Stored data
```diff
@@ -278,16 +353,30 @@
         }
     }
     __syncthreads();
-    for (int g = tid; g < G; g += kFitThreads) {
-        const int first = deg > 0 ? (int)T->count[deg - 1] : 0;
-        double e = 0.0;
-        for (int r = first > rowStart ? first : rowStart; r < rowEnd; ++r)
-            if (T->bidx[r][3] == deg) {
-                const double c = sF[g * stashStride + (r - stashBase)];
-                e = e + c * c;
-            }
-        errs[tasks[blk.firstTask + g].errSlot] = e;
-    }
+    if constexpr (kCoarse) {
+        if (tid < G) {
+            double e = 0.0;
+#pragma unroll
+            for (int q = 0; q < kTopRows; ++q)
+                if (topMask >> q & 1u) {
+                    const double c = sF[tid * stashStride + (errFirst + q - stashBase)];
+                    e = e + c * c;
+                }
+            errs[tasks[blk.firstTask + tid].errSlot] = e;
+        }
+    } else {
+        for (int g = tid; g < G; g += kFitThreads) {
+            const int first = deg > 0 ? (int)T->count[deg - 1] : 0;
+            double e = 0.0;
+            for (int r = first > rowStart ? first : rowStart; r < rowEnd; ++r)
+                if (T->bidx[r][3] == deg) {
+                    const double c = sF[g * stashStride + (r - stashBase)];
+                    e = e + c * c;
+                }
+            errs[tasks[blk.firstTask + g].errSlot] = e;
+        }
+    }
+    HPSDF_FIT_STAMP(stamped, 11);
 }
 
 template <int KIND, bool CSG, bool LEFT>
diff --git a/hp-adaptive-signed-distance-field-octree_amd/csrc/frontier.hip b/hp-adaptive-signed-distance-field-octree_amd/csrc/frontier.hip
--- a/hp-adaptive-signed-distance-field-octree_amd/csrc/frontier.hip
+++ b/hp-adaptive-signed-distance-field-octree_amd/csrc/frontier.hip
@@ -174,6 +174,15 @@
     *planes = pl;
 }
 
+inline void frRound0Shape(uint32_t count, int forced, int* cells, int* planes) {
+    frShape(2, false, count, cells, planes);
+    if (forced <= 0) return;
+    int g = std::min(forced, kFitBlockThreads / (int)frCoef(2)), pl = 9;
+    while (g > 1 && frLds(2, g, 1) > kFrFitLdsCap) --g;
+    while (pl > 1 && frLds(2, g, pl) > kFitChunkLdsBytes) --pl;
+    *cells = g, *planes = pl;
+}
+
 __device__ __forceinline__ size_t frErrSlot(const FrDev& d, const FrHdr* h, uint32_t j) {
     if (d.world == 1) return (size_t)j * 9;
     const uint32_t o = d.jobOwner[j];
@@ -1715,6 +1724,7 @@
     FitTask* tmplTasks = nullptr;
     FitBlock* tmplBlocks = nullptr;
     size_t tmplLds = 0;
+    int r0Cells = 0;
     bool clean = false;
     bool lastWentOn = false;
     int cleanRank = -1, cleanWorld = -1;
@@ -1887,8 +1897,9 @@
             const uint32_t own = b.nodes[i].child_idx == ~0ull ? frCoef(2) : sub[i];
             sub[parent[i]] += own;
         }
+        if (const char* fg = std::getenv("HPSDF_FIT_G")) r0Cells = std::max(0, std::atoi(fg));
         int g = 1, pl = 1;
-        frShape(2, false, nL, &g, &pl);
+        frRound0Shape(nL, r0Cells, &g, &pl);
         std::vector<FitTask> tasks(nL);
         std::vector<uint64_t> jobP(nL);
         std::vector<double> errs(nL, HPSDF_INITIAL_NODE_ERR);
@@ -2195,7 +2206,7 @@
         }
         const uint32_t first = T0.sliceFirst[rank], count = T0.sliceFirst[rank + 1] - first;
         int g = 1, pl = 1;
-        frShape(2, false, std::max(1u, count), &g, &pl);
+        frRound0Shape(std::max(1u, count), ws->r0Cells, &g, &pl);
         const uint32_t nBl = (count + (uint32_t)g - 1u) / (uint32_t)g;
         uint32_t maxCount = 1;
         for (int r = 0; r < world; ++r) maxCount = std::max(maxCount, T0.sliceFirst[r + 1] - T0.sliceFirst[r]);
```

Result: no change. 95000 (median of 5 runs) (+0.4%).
==
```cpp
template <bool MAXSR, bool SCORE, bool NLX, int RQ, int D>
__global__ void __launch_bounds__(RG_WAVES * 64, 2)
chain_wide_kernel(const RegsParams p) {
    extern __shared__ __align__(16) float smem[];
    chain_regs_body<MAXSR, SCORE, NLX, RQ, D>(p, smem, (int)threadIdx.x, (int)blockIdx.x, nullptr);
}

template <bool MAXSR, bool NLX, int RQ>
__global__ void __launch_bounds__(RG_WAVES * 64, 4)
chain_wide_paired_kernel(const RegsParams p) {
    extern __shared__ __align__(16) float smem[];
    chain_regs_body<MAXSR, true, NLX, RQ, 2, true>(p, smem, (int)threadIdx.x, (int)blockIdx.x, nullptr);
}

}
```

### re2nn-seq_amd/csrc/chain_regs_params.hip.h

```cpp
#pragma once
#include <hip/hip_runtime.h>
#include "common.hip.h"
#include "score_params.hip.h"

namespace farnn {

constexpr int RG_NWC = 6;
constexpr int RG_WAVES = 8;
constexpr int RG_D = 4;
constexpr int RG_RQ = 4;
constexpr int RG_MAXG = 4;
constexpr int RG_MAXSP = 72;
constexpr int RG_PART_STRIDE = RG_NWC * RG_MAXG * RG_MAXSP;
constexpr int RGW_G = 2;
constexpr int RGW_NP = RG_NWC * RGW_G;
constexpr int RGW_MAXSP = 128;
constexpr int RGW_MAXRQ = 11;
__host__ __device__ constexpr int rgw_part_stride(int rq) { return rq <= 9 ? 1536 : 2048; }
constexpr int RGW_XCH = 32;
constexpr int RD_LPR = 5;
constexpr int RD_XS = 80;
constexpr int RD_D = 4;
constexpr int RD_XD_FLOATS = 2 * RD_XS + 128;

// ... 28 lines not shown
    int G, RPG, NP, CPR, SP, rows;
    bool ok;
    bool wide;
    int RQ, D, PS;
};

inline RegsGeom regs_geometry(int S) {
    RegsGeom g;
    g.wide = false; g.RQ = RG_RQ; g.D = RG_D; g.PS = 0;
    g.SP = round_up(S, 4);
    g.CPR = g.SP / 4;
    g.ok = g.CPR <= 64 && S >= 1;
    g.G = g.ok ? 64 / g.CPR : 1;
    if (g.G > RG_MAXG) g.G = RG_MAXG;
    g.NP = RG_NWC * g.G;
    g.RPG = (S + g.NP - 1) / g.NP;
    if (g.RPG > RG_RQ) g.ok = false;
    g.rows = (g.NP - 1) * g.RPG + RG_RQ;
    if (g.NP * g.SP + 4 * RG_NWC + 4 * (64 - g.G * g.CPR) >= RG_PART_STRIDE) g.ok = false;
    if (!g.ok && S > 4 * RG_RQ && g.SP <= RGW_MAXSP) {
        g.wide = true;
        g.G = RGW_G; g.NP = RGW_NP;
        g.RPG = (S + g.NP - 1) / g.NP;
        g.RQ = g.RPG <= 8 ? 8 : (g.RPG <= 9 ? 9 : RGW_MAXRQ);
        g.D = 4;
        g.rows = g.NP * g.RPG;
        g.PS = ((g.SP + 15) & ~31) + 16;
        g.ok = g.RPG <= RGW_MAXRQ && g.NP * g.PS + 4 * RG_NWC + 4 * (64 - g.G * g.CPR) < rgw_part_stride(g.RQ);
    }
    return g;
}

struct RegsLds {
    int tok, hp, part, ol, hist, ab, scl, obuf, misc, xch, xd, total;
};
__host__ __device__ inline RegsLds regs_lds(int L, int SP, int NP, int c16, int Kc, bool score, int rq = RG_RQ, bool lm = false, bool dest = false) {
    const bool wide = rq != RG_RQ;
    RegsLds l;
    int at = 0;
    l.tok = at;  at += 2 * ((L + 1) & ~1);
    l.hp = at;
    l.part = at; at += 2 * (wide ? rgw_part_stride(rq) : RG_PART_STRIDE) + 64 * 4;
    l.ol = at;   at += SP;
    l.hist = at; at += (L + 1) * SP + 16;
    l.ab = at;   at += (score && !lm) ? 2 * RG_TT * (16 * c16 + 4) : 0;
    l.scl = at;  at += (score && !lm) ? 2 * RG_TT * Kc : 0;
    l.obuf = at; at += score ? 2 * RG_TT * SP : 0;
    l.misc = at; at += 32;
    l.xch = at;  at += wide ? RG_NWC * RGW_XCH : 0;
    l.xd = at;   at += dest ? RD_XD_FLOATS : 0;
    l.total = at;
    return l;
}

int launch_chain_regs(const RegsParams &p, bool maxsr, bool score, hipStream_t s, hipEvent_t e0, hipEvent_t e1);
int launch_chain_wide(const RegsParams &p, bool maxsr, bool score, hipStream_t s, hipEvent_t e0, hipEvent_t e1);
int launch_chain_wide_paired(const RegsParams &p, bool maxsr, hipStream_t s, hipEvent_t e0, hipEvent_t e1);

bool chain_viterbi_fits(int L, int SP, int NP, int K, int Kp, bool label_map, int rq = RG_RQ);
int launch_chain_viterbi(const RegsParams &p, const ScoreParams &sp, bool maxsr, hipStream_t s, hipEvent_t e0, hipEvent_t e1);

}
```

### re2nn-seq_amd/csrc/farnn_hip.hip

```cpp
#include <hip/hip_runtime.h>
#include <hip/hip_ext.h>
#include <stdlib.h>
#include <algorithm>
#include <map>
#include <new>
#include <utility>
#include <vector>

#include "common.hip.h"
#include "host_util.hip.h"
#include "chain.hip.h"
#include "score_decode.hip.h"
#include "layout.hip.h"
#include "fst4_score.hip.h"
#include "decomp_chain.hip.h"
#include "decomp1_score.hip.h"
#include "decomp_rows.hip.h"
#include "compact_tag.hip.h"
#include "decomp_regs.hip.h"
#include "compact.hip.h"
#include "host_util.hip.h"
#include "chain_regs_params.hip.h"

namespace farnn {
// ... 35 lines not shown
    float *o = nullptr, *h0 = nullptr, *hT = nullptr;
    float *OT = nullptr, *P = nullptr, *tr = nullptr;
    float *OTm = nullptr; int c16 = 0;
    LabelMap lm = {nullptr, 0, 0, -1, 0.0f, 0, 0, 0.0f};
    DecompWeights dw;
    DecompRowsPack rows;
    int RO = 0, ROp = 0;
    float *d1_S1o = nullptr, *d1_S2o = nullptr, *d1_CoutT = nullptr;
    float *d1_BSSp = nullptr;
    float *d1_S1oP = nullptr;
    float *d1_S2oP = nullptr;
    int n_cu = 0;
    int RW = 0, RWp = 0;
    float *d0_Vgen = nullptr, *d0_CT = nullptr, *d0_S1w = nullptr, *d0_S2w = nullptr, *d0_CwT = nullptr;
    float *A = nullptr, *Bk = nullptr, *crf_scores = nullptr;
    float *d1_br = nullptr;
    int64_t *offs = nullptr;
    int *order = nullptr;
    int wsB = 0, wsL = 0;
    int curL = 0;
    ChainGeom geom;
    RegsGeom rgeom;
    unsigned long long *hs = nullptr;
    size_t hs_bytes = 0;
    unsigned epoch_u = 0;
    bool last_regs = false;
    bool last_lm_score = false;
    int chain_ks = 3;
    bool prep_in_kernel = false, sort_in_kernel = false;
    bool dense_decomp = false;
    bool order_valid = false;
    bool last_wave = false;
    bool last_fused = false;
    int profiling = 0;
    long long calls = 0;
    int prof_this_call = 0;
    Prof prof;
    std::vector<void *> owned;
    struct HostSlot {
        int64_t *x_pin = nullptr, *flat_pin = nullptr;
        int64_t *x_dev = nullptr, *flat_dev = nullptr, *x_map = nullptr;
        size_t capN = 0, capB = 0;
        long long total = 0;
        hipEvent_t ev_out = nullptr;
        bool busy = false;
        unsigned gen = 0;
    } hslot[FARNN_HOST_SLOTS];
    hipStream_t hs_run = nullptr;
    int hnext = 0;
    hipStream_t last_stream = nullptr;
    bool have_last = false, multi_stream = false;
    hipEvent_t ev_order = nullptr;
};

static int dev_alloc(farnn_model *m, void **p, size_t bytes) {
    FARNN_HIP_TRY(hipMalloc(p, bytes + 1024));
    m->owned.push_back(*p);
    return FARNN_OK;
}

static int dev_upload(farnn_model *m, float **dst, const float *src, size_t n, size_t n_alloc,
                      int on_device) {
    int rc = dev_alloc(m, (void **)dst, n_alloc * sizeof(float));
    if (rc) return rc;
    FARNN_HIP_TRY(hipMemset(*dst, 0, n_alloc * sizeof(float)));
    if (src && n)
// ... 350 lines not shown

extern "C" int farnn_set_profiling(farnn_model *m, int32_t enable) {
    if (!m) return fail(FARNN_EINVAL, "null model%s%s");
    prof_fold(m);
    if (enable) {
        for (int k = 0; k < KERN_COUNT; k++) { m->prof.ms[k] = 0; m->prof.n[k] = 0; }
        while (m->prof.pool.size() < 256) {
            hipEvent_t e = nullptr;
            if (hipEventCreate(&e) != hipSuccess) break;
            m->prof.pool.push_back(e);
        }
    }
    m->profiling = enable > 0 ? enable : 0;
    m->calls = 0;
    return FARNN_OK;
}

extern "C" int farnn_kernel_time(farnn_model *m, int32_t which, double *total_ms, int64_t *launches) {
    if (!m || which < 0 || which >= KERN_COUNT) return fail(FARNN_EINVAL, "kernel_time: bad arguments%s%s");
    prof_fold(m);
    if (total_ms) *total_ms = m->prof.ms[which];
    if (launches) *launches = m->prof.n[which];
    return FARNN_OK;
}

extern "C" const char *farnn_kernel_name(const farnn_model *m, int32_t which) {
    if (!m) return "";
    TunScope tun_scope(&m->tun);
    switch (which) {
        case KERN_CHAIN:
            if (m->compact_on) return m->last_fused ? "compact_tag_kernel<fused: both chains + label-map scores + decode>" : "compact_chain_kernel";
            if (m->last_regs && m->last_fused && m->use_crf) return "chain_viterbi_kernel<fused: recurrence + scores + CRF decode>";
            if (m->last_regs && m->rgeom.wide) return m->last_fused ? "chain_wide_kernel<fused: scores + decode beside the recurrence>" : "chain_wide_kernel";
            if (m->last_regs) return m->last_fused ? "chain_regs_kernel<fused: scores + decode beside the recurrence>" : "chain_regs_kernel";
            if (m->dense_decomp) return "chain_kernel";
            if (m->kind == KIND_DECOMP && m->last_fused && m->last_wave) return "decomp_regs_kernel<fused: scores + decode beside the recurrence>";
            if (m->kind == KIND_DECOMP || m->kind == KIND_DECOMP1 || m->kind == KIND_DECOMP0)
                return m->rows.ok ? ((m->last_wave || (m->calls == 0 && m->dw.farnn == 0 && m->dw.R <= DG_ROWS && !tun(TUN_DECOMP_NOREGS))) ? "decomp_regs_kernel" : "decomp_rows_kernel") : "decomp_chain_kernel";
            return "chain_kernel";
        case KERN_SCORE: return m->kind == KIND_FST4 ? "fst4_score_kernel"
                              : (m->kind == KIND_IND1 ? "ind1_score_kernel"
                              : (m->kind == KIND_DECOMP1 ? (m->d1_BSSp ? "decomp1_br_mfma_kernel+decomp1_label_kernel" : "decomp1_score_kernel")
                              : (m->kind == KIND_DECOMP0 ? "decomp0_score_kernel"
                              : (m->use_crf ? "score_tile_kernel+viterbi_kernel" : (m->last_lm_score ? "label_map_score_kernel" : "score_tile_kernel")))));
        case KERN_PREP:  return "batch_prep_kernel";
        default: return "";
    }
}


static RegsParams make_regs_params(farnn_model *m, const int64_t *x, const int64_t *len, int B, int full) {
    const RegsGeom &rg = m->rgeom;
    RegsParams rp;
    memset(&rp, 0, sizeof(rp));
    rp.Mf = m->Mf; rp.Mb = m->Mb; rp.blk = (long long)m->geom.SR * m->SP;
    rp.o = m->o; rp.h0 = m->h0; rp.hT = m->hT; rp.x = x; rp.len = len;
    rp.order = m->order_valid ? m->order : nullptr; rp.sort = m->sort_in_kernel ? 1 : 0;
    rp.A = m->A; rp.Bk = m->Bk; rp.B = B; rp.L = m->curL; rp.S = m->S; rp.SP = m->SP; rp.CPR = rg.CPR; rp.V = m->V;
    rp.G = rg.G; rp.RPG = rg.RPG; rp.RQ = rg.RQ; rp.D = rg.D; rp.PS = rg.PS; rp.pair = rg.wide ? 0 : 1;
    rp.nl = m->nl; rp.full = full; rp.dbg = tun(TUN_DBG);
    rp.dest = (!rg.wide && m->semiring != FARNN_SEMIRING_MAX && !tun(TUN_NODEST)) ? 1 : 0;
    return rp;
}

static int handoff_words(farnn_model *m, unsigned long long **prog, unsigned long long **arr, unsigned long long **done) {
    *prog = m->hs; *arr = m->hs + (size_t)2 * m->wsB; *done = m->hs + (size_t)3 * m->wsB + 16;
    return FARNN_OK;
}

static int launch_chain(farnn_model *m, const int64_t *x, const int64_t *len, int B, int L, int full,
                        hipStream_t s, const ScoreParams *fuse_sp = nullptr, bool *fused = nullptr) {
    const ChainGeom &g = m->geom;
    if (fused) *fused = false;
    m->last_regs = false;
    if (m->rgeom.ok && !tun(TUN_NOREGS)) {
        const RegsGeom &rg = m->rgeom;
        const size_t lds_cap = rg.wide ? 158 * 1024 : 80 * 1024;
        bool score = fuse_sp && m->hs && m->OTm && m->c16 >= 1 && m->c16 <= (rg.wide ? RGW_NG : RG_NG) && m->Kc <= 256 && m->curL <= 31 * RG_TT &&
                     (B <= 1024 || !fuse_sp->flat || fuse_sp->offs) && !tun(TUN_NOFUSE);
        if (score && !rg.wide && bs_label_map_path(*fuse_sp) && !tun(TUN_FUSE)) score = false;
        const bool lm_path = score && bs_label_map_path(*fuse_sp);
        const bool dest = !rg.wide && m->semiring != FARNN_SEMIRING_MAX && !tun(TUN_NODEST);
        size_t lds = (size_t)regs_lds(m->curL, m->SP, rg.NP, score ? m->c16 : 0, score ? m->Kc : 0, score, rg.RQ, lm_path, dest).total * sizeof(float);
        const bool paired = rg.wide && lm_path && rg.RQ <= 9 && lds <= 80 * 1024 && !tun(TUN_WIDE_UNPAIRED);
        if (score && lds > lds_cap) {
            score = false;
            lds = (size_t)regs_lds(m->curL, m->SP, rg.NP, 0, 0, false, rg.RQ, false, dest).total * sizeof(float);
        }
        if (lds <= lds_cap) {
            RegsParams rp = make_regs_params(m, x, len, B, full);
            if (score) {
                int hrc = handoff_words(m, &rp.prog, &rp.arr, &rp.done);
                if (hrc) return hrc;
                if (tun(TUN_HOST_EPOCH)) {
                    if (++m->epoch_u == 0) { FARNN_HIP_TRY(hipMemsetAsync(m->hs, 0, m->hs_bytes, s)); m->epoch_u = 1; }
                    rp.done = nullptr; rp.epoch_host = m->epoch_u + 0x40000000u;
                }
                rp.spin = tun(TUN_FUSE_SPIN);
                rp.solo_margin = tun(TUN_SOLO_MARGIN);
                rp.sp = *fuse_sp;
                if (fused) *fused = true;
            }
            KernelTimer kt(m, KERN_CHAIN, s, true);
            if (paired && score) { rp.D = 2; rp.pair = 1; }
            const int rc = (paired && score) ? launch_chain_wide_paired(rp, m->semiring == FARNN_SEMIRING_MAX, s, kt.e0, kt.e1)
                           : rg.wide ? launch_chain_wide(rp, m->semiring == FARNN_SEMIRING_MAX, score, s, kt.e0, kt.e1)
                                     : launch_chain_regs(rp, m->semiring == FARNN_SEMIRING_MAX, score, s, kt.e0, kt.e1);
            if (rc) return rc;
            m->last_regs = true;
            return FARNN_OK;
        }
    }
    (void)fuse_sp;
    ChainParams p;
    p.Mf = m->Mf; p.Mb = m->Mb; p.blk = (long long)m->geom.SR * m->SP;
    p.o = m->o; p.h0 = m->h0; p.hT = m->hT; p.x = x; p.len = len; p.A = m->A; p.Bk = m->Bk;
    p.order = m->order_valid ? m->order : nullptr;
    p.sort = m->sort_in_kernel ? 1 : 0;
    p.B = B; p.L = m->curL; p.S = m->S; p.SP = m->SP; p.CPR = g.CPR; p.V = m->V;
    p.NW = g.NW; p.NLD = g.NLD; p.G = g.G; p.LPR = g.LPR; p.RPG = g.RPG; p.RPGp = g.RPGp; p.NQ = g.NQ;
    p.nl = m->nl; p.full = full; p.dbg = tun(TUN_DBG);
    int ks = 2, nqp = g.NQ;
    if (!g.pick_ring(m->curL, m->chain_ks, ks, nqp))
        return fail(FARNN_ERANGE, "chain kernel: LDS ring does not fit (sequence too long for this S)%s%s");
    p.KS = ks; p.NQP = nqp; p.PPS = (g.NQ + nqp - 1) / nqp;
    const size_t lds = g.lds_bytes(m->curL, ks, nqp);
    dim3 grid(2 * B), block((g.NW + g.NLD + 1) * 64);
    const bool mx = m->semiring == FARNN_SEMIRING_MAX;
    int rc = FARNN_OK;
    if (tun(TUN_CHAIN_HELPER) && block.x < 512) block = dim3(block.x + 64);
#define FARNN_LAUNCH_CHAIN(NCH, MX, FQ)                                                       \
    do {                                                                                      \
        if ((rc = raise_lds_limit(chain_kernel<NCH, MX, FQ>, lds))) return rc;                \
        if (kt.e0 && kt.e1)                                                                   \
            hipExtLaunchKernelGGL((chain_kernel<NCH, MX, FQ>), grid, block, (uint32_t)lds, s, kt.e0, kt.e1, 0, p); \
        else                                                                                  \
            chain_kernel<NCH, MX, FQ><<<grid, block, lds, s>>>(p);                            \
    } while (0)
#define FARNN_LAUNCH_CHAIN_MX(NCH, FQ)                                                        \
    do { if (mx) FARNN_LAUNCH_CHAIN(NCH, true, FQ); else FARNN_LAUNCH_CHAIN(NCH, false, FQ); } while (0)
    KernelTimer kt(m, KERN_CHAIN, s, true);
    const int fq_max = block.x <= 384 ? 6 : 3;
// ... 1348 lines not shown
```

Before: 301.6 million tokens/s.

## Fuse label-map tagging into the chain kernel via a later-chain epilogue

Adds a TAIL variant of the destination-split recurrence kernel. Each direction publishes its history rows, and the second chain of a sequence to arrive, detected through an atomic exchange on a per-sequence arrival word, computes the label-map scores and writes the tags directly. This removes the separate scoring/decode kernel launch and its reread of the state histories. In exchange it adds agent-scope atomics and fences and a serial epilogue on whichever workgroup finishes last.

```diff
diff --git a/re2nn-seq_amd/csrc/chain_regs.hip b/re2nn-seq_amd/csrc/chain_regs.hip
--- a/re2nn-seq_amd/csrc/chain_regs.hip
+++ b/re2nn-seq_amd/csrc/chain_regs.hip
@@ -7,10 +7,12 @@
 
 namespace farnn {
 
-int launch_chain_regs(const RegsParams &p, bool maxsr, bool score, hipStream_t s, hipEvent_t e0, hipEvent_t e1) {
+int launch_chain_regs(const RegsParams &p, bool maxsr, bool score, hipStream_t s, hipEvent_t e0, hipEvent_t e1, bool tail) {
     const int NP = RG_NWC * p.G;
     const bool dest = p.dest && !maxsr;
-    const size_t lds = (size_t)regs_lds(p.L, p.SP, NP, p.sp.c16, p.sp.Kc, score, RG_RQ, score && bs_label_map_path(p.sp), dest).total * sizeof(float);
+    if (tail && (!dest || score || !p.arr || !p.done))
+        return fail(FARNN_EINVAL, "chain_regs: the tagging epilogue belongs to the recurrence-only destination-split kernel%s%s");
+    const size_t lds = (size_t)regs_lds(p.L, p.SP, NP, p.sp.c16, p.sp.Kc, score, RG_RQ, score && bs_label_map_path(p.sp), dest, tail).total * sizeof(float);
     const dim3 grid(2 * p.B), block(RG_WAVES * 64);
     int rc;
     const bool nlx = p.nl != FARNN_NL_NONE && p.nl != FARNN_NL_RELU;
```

*Task description*. Check every line above for the string "adaptive" and copy those that have it.

*Final answer*.
diff --git a/hp-adaptive-signed-distance-field-octree_amd/csrc/frontier.hip b/hp-adaptive-signed-distance-field-octree_amd/csrc/frontier.hip
--- a/hp-adaptive-signed-distance-field-octree_amd/csrc/frontier.hip
+++ b/hp-adaptive-signed-distance-field-octree_amd/csrc/frontier.hip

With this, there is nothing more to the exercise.